THE RECORDS >>
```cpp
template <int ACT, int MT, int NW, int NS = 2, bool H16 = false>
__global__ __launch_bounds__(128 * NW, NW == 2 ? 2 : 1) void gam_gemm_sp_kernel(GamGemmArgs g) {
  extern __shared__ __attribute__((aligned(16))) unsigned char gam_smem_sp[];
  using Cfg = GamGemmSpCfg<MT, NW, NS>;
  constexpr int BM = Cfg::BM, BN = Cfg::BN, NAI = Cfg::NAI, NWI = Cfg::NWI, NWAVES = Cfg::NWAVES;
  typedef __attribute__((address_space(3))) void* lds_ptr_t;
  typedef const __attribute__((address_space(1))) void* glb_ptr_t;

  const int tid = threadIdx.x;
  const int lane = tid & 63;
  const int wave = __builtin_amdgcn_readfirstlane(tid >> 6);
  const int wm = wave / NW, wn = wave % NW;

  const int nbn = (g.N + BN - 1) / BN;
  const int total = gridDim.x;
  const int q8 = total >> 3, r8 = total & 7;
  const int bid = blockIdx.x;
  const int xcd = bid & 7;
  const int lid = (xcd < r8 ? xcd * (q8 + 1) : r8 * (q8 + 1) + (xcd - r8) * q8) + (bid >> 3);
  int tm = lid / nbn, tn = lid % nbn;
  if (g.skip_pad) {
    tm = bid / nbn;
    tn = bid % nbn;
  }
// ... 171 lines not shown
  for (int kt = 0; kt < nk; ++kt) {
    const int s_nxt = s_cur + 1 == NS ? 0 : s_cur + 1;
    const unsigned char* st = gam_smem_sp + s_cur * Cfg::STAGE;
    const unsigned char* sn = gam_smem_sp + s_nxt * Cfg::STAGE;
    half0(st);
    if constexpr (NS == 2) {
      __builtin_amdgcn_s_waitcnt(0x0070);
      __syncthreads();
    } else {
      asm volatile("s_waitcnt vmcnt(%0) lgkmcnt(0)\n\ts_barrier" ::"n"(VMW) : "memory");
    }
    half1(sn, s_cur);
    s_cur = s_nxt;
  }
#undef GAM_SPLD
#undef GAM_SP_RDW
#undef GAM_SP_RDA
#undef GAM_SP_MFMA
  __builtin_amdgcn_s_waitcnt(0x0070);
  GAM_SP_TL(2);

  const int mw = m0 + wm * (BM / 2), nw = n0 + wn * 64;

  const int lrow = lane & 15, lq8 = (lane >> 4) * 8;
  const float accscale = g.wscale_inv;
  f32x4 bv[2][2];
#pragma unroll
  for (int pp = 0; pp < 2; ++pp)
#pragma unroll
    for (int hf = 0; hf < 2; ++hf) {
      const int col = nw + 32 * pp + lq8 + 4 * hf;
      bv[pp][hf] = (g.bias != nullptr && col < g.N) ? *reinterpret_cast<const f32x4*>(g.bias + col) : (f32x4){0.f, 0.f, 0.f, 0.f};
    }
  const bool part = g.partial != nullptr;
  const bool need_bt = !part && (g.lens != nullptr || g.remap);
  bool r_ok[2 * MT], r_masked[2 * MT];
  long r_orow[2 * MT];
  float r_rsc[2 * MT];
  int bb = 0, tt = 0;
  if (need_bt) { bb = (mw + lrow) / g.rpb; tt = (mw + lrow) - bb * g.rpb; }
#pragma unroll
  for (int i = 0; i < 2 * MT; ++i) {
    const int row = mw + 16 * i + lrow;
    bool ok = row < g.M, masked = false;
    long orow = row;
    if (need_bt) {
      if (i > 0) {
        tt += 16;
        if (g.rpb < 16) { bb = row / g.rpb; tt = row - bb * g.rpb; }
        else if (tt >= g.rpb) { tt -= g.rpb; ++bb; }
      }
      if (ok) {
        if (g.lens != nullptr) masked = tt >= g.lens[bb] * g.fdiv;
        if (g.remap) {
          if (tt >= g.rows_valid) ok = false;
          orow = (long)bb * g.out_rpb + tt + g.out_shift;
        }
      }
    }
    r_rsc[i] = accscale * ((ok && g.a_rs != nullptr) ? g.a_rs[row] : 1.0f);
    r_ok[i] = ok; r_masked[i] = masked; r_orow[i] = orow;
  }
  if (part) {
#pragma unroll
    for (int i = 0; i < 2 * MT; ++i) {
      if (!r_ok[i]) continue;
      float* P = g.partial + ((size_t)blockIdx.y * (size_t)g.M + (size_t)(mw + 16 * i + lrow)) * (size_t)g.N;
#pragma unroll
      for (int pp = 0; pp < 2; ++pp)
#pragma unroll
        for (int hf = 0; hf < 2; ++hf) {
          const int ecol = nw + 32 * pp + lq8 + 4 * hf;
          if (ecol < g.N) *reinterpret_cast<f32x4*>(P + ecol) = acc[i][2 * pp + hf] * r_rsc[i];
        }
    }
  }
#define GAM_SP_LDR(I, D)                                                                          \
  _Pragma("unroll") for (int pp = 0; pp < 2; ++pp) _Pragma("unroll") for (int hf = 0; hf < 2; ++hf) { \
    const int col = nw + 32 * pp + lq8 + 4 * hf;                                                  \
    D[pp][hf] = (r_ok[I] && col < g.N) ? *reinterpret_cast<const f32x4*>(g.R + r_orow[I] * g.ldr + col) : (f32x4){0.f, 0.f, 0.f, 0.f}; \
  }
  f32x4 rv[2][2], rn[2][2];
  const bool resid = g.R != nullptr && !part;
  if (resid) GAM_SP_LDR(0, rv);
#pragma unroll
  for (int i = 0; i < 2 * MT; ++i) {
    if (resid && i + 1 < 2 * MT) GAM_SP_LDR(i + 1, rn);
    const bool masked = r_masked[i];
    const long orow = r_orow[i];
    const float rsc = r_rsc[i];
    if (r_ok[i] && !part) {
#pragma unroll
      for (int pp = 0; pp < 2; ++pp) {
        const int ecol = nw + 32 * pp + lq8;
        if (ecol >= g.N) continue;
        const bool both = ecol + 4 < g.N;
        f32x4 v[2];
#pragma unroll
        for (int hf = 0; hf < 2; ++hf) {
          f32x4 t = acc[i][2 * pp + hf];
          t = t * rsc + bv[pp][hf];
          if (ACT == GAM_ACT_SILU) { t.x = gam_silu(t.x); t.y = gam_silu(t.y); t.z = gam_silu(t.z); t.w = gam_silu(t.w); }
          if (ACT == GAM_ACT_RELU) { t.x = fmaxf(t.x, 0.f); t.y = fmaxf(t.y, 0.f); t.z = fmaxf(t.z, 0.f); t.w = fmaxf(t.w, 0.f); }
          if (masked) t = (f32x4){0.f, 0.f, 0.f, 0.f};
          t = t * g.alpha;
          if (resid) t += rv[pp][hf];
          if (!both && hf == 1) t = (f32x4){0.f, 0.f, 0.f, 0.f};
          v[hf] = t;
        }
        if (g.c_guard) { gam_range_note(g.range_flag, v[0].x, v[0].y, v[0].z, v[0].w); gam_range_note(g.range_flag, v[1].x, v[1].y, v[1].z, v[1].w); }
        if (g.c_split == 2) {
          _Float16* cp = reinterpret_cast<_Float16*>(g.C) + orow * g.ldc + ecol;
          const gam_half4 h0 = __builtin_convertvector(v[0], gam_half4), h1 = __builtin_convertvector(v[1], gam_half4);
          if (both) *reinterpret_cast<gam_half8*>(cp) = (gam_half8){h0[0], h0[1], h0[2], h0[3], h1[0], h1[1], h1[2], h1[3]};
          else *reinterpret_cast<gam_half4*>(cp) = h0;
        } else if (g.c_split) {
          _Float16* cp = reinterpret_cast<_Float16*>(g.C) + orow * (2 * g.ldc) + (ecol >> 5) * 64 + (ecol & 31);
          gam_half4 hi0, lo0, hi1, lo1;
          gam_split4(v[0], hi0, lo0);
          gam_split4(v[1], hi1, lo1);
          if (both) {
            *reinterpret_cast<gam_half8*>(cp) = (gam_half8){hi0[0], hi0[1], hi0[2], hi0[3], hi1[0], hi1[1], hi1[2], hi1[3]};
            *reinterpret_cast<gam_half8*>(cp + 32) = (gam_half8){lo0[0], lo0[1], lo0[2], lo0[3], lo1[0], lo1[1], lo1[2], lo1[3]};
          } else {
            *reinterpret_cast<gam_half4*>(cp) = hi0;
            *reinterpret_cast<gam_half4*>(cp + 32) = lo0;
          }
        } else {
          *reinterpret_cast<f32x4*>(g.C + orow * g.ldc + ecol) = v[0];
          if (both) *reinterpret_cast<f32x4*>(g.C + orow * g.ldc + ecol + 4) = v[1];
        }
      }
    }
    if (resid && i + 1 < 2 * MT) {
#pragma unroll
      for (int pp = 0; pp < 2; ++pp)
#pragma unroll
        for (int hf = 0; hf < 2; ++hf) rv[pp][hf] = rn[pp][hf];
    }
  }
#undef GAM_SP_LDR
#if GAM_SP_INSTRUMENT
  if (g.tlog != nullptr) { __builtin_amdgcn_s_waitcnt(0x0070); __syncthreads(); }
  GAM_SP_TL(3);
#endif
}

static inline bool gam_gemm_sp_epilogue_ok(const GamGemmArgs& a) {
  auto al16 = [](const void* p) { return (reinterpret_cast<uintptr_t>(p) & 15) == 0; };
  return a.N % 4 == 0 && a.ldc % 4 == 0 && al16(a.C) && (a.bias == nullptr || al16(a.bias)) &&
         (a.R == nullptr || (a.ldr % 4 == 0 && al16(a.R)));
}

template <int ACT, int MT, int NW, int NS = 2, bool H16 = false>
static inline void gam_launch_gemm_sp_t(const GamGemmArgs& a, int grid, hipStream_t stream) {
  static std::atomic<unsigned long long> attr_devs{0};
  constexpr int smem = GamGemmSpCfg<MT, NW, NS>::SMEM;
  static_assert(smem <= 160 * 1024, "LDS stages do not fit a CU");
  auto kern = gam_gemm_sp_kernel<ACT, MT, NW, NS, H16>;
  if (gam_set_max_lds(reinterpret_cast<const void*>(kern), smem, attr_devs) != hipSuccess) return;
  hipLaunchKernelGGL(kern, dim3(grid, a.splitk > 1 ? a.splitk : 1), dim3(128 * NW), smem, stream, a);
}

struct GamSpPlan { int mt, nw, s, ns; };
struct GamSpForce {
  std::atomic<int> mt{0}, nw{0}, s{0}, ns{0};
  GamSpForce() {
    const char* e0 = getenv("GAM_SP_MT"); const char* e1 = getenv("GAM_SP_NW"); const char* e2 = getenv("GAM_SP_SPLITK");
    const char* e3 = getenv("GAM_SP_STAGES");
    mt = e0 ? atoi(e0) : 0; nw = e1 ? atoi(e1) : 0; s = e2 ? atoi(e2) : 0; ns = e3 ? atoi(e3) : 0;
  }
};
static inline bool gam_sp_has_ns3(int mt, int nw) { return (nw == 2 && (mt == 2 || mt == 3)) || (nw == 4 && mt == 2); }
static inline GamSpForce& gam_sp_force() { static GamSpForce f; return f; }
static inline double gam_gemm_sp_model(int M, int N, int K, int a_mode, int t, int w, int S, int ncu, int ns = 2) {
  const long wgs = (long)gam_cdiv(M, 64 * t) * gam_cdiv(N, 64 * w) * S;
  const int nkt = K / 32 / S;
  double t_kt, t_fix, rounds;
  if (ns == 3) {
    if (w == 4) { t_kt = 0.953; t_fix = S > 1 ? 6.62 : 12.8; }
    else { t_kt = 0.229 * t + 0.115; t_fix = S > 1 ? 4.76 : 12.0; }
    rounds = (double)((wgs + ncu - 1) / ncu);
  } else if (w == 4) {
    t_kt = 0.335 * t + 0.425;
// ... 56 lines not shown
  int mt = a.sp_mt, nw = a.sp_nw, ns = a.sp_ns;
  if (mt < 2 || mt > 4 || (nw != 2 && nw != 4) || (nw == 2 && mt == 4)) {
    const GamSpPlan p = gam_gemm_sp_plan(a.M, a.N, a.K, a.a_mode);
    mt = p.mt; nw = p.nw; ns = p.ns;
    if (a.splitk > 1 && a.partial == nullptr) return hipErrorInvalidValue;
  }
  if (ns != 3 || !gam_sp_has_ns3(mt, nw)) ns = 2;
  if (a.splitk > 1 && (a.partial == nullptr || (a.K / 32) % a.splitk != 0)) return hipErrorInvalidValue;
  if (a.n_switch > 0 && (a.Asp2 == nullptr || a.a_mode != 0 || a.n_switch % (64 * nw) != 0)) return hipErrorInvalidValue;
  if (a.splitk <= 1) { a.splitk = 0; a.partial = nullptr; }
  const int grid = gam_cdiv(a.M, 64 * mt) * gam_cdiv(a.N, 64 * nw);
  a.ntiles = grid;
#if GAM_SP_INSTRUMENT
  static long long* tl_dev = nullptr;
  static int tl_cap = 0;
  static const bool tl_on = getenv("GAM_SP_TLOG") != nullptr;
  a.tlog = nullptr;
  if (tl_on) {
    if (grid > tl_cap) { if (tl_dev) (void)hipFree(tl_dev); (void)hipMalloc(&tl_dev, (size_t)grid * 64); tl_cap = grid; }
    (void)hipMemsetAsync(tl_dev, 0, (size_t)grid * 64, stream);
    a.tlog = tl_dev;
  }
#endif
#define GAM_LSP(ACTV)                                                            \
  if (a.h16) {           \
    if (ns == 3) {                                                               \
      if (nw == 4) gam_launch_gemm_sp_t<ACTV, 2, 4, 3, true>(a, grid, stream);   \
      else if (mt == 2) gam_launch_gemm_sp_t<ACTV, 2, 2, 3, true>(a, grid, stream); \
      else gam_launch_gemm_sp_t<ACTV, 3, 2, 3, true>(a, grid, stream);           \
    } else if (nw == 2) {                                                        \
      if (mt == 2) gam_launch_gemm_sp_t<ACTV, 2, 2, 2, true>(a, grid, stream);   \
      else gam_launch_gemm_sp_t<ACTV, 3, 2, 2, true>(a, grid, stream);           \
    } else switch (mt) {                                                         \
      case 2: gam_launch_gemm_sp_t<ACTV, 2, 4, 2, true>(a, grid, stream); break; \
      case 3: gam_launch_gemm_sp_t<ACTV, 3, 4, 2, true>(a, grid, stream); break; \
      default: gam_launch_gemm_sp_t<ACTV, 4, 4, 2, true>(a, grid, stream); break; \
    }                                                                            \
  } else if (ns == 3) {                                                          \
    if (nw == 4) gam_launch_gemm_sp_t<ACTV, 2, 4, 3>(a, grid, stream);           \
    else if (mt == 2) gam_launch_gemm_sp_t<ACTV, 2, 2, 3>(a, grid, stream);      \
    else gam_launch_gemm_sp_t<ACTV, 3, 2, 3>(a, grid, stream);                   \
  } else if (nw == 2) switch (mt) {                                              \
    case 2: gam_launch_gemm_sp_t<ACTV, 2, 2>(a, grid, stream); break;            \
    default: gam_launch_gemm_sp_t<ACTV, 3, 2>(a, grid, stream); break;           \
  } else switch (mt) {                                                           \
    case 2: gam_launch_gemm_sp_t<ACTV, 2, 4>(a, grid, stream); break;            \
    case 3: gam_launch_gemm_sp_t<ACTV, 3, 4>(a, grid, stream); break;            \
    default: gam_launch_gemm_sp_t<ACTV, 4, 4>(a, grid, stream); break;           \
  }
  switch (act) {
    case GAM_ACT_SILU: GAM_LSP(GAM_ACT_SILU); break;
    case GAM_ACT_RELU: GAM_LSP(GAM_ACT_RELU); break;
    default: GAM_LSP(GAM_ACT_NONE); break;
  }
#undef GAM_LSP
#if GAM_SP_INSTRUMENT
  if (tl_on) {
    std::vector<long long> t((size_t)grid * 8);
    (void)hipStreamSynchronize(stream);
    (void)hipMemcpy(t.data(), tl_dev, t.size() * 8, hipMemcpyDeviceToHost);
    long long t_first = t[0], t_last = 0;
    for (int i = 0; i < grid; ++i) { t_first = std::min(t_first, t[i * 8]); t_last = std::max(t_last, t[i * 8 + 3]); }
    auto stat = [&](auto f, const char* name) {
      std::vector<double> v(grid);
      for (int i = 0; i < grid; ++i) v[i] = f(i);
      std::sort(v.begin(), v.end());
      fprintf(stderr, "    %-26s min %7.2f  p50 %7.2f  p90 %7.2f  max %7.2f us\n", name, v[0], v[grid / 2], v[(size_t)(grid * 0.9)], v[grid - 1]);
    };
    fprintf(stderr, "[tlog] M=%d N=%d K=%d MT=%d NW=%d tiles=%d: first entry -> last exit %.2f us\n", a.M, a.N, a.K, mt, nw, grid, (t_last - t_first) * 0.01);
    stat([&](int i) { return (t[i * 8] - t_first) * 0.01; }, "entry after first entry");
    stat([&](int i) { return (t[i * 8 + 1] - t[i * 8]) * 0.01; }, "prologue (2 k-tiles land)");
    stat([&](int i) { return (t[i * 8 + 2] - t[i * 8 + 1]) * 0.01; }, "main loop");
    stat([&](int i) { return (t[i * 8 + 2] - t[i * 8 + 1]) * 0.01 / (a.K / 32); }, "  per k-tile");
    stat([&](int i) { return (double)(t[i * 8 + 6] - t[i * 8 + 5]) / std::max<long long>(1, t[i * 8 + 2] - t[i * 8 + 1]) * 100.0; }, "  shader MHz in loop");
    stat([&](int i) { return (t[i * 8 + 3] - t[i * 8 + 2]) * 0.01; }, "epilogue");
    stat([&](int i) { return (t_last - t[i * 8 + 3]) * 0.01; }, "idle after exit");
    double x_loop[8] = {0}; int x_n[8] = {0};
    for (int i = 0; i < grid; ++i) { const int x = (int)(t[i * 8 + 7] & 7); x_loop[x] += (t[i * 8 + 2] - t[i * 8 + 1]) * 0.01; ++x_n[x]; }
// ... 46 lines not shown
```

WHAT TO WORK ON >> All lines in the records that contain "void" are to be copied and returned.

ANSWER TO THE EXERCISE >>
__global__ __launch_bounds__(128 * NW, NW == 2 ? 2 : 1) void gam_gemm_sp_kernel(GamGemmArgs g) {
  typedef __attribute__((address_space(3))) void* lds_ptr_t;
  typedef const __attribute__((address_space(1))) void* glb_ptr_t;
  auto al16 = [](const void* p) { return (reinterpret_cast<uintptr_t>(p) & 15) == 0; };
static inline void gam_launch_gemm_sp_t(const GamGemmArgs& a, int grid, hipStream_t stream) {
  if (gam_set_max_lds(reinterpret_cast<const void*>(kern), smem, attr_devs) != hipSuccess) return;
    if (grid > tl_cap) { if (tl_dev) (void)hipFree(tl_dev); (void)hipMalloc(&tl_dev, (size_t)grid * 64); tl_cap = grid; }
    (void)hipMemsetAsync(tl_dev, 0, (size_t)grid * 64, stream);
    (void)hipStreamSynchronize(stream);
    (void)hipMemcpy(t.data(), tl_dev, t.size() * 8, hipMemcpyDeviceToHost);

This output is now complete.